Why are these areas cleared for Wildlife?

Sent from my SM-G930V using AlpineZone mobile app


----------



## billski (Jul 27, 2017)

There are many things going on in our forests that nobody knows about.   Since I took a leadership role I've learned a lot about how how our forest operates.    This is a long-standing wildlife program.

As a general rule, an opening consists of several acres of grasses and forbs.  It is cleared of all trees and provides low-height environment to forage and build nests.   In the WMNF, openings are often mowed occasionally.  However, due to the speed in which brush and trees grow, it’s likely that there will be bushes and trees growing quickly above the grasslands in between mowing.  Trees and large bushes discourage undergrowth development and need to be removed to encourage growth. 

We then create piles of brush, which will serve as terrific nesting place for birds and small mammals.  

Exceptions to pruning include any fruit-producing plant, which could include raspberry bushes and Apple trees.   There are many historical sites in the WMNF in which prior settlers planted fruit trees.  We want to continue to encourage and protect their growth.  Apple trees in particular, should have the area around and under the tree cleared, to promote the continued growth of the tree.


----------



## dlague (Jul 27, 2017)

What happened to letting nature do her thing?  How did these animals survive before intervention?  I am seeing this in Colorado in many forms.  Humans try to manage things ranging from water flow to creating burn lines, to herding mustangs, to casting nets to prevent rock slides, to fencing areas to control animal migrations and much more.  None of this was not around a 100 years ago and earlier.  I see naturally eroding lands getting filled in to try to prevent it from eroding.  There have been animal reintroduced to Colorado that got so large that they reintroduced  hunting seasons to control population.  There are places there rocks are bolted to the face of a cliff because it might come falling.

So is this done because there are no places to build nest otherwise!  Not trying to give you a hard time, just trying to understand why we do stuff.


----------



## Quietman (Jul 27, 2017)

Just guessing here, but I'm thinking that it involves maintaining a diverse environment.  A mature forest has much less undergrowth for grazers to graze on.  Having a field with transitional vegetation along the edges allows a much larger number of animals to prosper.  I don't have the exact numbers, but NH was down to around 40% forest in the age of the loggers. It is now over 80% so keeping some fields clear is not a bad thing.  We have a large grassy field near our house where I can usually take my 2 year old granddaughter to see deer, just wish we could see a moose!!


----------



## benski (Jul 28, 2017)

Governments generally don't let natural wild fires create fields so people have to employ more controlled methods.


----------



## billski (Jul 28, 2017)

Google.com is your friend.
http://www.ct.gov/deep/cwp/view.asp?A=2723&Q=326052

National Forests differ from National Parks.  Parks are about preservation.   Forests are about utilization.  This includes hunting, fishing, logging, skiing, biking, vacationing.  "Land of Many Uses".   Second growth forests (thank you James E. Henry) do not provide the habitat for the success of all species.  It generally takes 150-500 years for clear cut forests to develop the characteristics of primary growth.  Having biodiversity of wildlife is important for hunting and fishing activities, both of which are promoted in forest land.  

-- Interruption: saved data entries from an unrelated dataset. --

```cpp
extern "C" hipError_t rtc_launch_binning(const DevCamera *views, uint32_t nviews, uint32_t W, uint32_t H, uint32_t n, const DevBound *bound_s,
                                         const DevBound *gbound, const uint32_t *orig_s, uint32_t ngroups, uint32_t *cnt, uint32_t *list,
                                         uint32_t row0, uint32_t row_stride, hipStream_t stream, hipEvent_t e0, hipEvent_t e1,
                                         const DevIsect *isect_s, const uint32_t *kind_s, uint32_t n_unb, uint32_t *rows,
                                         const DevIsect *isect, DevPrim *prim);
enum { RTC_BIN_ROW_WORDS = 2 * RTC_MAX_VIEWS };
extern "C" hipError_t rtc_launch_light_lists(uint32_t n, uint32_t cap, const DevBound *bound, const double light[3], double reach, DevTileBundle *cells,
                                             DevTileBundle *macros, uint32_t *cnt, uint32_t *list, hipStream_t stream);
extern "C" hipError_t rtc_launch_light_lists_built(uint32_t n, uint32_t cap, const DevBound *bound, const double light[3], const DevWorldHeader *hdr,
                                                   const DevTileBundle *cells, const DevTileBundle *macros, uint32_t *cnt, uint32_t *list,
                                                   hipStream_t stream);
extern "C" rtc_status rtc_gamma_build_table(float gamma, DevGamma *g);
extern "C" void rtc_projection_ortho_terms(uint32_t hsize, uint32_t vsize, double width, double out[3]);
extern "C" hipError_t rtc_launch_aov(const AovParams *A, const RenderParams *P, int src, const DevExtraLights *xl, const DevLightTable *lt,
                                     hipStream_t stream);
extern "C" hipError_t rtc_launch_aov_view(const AovViewParams *V, hipStream_t stream);
extern "C" hipError_t rtc_launch_ao(const AoParams *A, const double *dirs, const RenderParams *P, int src, hipStream_t stream);
extern "C" hipError_t rtc_launch_apply_ao(double *rgb, const uint16_t *ao, size_t n, uint32_t n_samples, double strength, hipStream_t stream);
extern "C" hipError_t rtc_launch_gather(const GatherParams *A, const double *dirs, const RenderParams *P, int src, const DevExtraLights *xl,
                                        const DevLightTable *lt, hipStream_t stream);
extern "C" hipError_t rtc_launch_add_scaled(double *rgb, const double *plane, size_t n, double strength, hipStream_t stream);
extern "C" hipError_t rtc_launch_canvas_to_rgba8(const double *rgb, size_t n, const DevGamma *g, unsigned char *out, hipStream_t stream);
struct AverageArgs {
    const double *frames;
    const double *sum_in;
    double *f64_out;
    unsigned char *rgb8, *rgba8;
    const DevGamma *g;
// ... 12 lines not shown
```

raytracer-challenge_amd/csrc/rtc_kernels.hip:

```cpp
#include <hip/hip_runtime.h>
#include <hip/hip_ext.h>

#include <type_traits>

#include "rtc.h"
#include "rtc_ao.h"
#include "rtc_aov.h"
#include "rtc_bands.h"
#include "rtc_device.h"
#include "rtc_gather.h"
#include "rtc_gamma.h"
#include "rtc_parity.h"
#include "rtc_world_build.h"

#define RTC_MAX_STACK 5
#ifndef RTC_WAVES_PER_SIMD
#define RTC_WAVES_PER_SIMD 5
#endif
#ifndef RTC_WAVES_PER_SIMD_STACK
#define RTC_WAVES_PER_SIMD_STACK 4
#endif

#define IS_CULL(S) ((S) == SRC_CULL || (S) == SRC_CULL2)

struct V3 {
    double x, y, z;
};

#define DEVI __device__ __forceinline__

DEVI V3 mk(double x, double y, double z) { V3 v; v.x = x; v.y = y; v.z = z; return v; }
DEVI V3 vadd(V3 a, V3 b) { return mk(a.x + b.x, a.y + b.y, a.z + b.z); }
DEVI V3 vsub(V3 a, V3 b) { return mk(a.x - b.x, a.y - b.y, a.z - b.z); }
DEVI V3 vmul(V3 a, double m) { return mk(a.x * m, a.y * m, a.z * m); }
DEVI V3 vmulv(V3 a, V3 b) { return mk(a.x * b.x, a.y * b.y, a.z * b.z); }
DEVI V3 vneg(V3 a) { return mk(-a.x, -a.y, -a.z); }
DEVI double vdot(V3 a, V3 b) { return a.x * b.x + a.y * b.y + a.z * b.z; }
DEVI V3 vnormalize_plain(V3 a) {
    const double mag = sqrt(a.x * a.x + a.y * a.y + a.z * a.z);
    return mk(a.x / mag, a.y / mag, a.z / mag);
// ... 746 lines not shown
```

The same question could be asked why we annually stock ponds with fish.


----------



## bigbog (Aug 1, 2017)

Quietman said:


> .........We have a large grassy field near our house where I can usually take my 2 year old granddaughter to see deer, just wish we could see a moose!!

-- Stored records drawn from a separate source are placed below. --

+  a.ldq = ldq; a.ldo = ldo; a.ldg = ldg; a.B = (int)B; a.L = (int)L; a.Lp = (int)Lp; a.nW = nW;
+  a.H = H; a.HKV = HKV; a.scale = scale;
+  const int fuse = env_fuse_rope(), ord = env_order();
+  const int64_t tokens = B * L;
+  {
+    const int np = dq32_shape(B, L, H) ? 2 : 4;
+    const unsigned grid = (unsigned)((tokens * H * np + 255) / 256);
+    if (np == 2) hipLaunchKernelGGL(attn_bwd_delta_kernel<2>, dim3(grid), dim3(256), 0, st, a);
+    else hipLaunchKernelGGL(attn_bwd_delta_kernel<4>, dim3(grid), dim3(256), 0, st, a);
+    UG_CHECK_LAUNCH("ug_attn_bwd_handoff(delta)");
+  }
+  a.order = (ord >> 2) & 1;
+  a.dkv_heads = dkv_heads ? dkv_heads : dkv_heads_rule(B, nW, H, HKV);
+  hipLaunchKernelGGL(attn_bwd_dkv_dma_kernel<true>, dim3(wg_grid(nW, H / a.dkv_heads, HKV, B)), dim3(256), 0, st, a);
+  UG_CHECK_LAUNCH("ug_attn_bwd_handoff(dkv + dS)");
+  if (int rc = finish_split_dkv(a, B, L, H, HKV, ldg, dkv_ws, rope_cos, rope_sin, dbias, st)) return rc;
+  a.order = (ord >> 1) & 1;
+  if (fuse) { a.rope_cos = rope_cos; a.rope_sin = rope_sin; a.dbias = dbias; }
+  hipLaunchKernelGGL(attn_bwd_dq_handoff_kernel, dim3(wg_grid((L + 127) / 128, H, HKV, B)), dim3(256), 0, st, a);
+  UG_CHECK_LAUNCH("ug_attn_bwd_handoff(dq)");
+  if (!fuse) {
+    if (rope_cos) if (int rc = ug_rope(dq, rope_cos, rope_sin, tokens, L, ldg, H, HD, 1, st)) return rc;
+    if (dbias) if (int rc = ug_colsum_bf16(dq, ldg, dbias, tokens, H * HD, st)) return rc;
+  }
+  return UG_OK;
+}
diff --git a/ml-unigen_amd/unigen_hip/lib.py b/ml-unigen_amd/unigen_hip/lib.py
--- a/ml-unigen_amd/unigen_hip/lib.py
+++ b/ml-unigen_amd/unigen_hip/lib.py
@@ -36,6 +36,7 @@
     "ug_attn_mask_causal": [P, P, P, I64, I64, P],
     "ug_attn_fwd": [P, P, P, I64, P, I64, P, P, P, I64, I64, I64, I32, I32, I32, F32, P],
     "ug_attn_bwd": [P, P, P, I64, P, P, I64, P, P, P, P, P, I64, P, P, I64, I64, I64, I32, I32, I32, F32, P, P, P, P, P],
+    "ug_attn_bwd_handoff": [P, P, P, I64, P, P, I64, P, P, P, P, P, I64, P, P, I64, I64, I64, I32, I32, I32, F32, P, P, P, P, P, I64, I32, P],
     "ug_kv_store": [P, I64, I64, I64, P, P, I64, I64, I32, I32, I64, P, I32, P],
     "ug_rope_at": [P, P, P, I64, I64, I32, I32, P, I64, P],
     "ug_attn_decode": [P, I64, P, P, P, P, I64, I64, I32, I32, I32, I64, P, F32, P],
@@ -120,7 +121,7 @@
 def family_of(name):
     if name.startswith("ug_gemm_bf16"):
         return "gemm"
-    if name in ("ug_attn_fwd", "ug_attn_bwd"):
+    if name in ("ug_attn_fwd", "ug_attn_bwd", "ug_attn_bwd_handoff"):
         return "attention"
     if name.startswith(("ug_conv", "ug_groupnorm", "ug_amax", "ug_lfq", "ug_nchw", "ug_nhwc", "ug_gemm_f32", "ug_softmax_rows", "ug_linear_",
                         "ug_layernorm", "ug_siglip")):
diff --git a/ml-unigen_amd/unigen_hip/ops.py b/ml-unigen_amd/unigen_hip/ops.py
--- a/ml-unigen_amd/unigen_hip/ops.py
+++ b/ml-unigen_amd/unigen_hip/ops.py
@@ -1,4 +1,5 @@
 import ctypes
+import os
 import math
 import torch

Locating those "wetter"...streams/brooks/ponds and those bog-like areas..for the salt in the plant roots...in the warmer weather spring-fall can indeed be a job and a half.  During the height to day it is lucky to find them out and about, however in the more dense growth they'll hang longer.  Those wetter areas may take a little hunt to find in NH but I'll bet they are there....a little more scattered than in the lower lying, wetter Maine woodlands.   DeLorme's State Atlas & Gazateers have offered some clues via their notated elevational changes and water systems.   Have been the Bible for finding access to certain areas as well as water systems in Maine throughout its printed life, which has sadly come to an end, but the last couple editions have been good enough....  Leave it to Maine state government to screw up one's chance to see older, full grown bulls in numbers by attempting to make $$$ off of them by blowing them away each year with their Moose Lottery....fools.


----------



## billski (Aug 1, 2017)

Sage advice bigbob.
Seriously, Delorme's is discontinuing it's atlas?  Everyone, including state agencies uses it.


----------



## Abubob (Aug 1, 2017)

Native Americans in California used fire to clear the land - not that that would work here. But the benefits were many.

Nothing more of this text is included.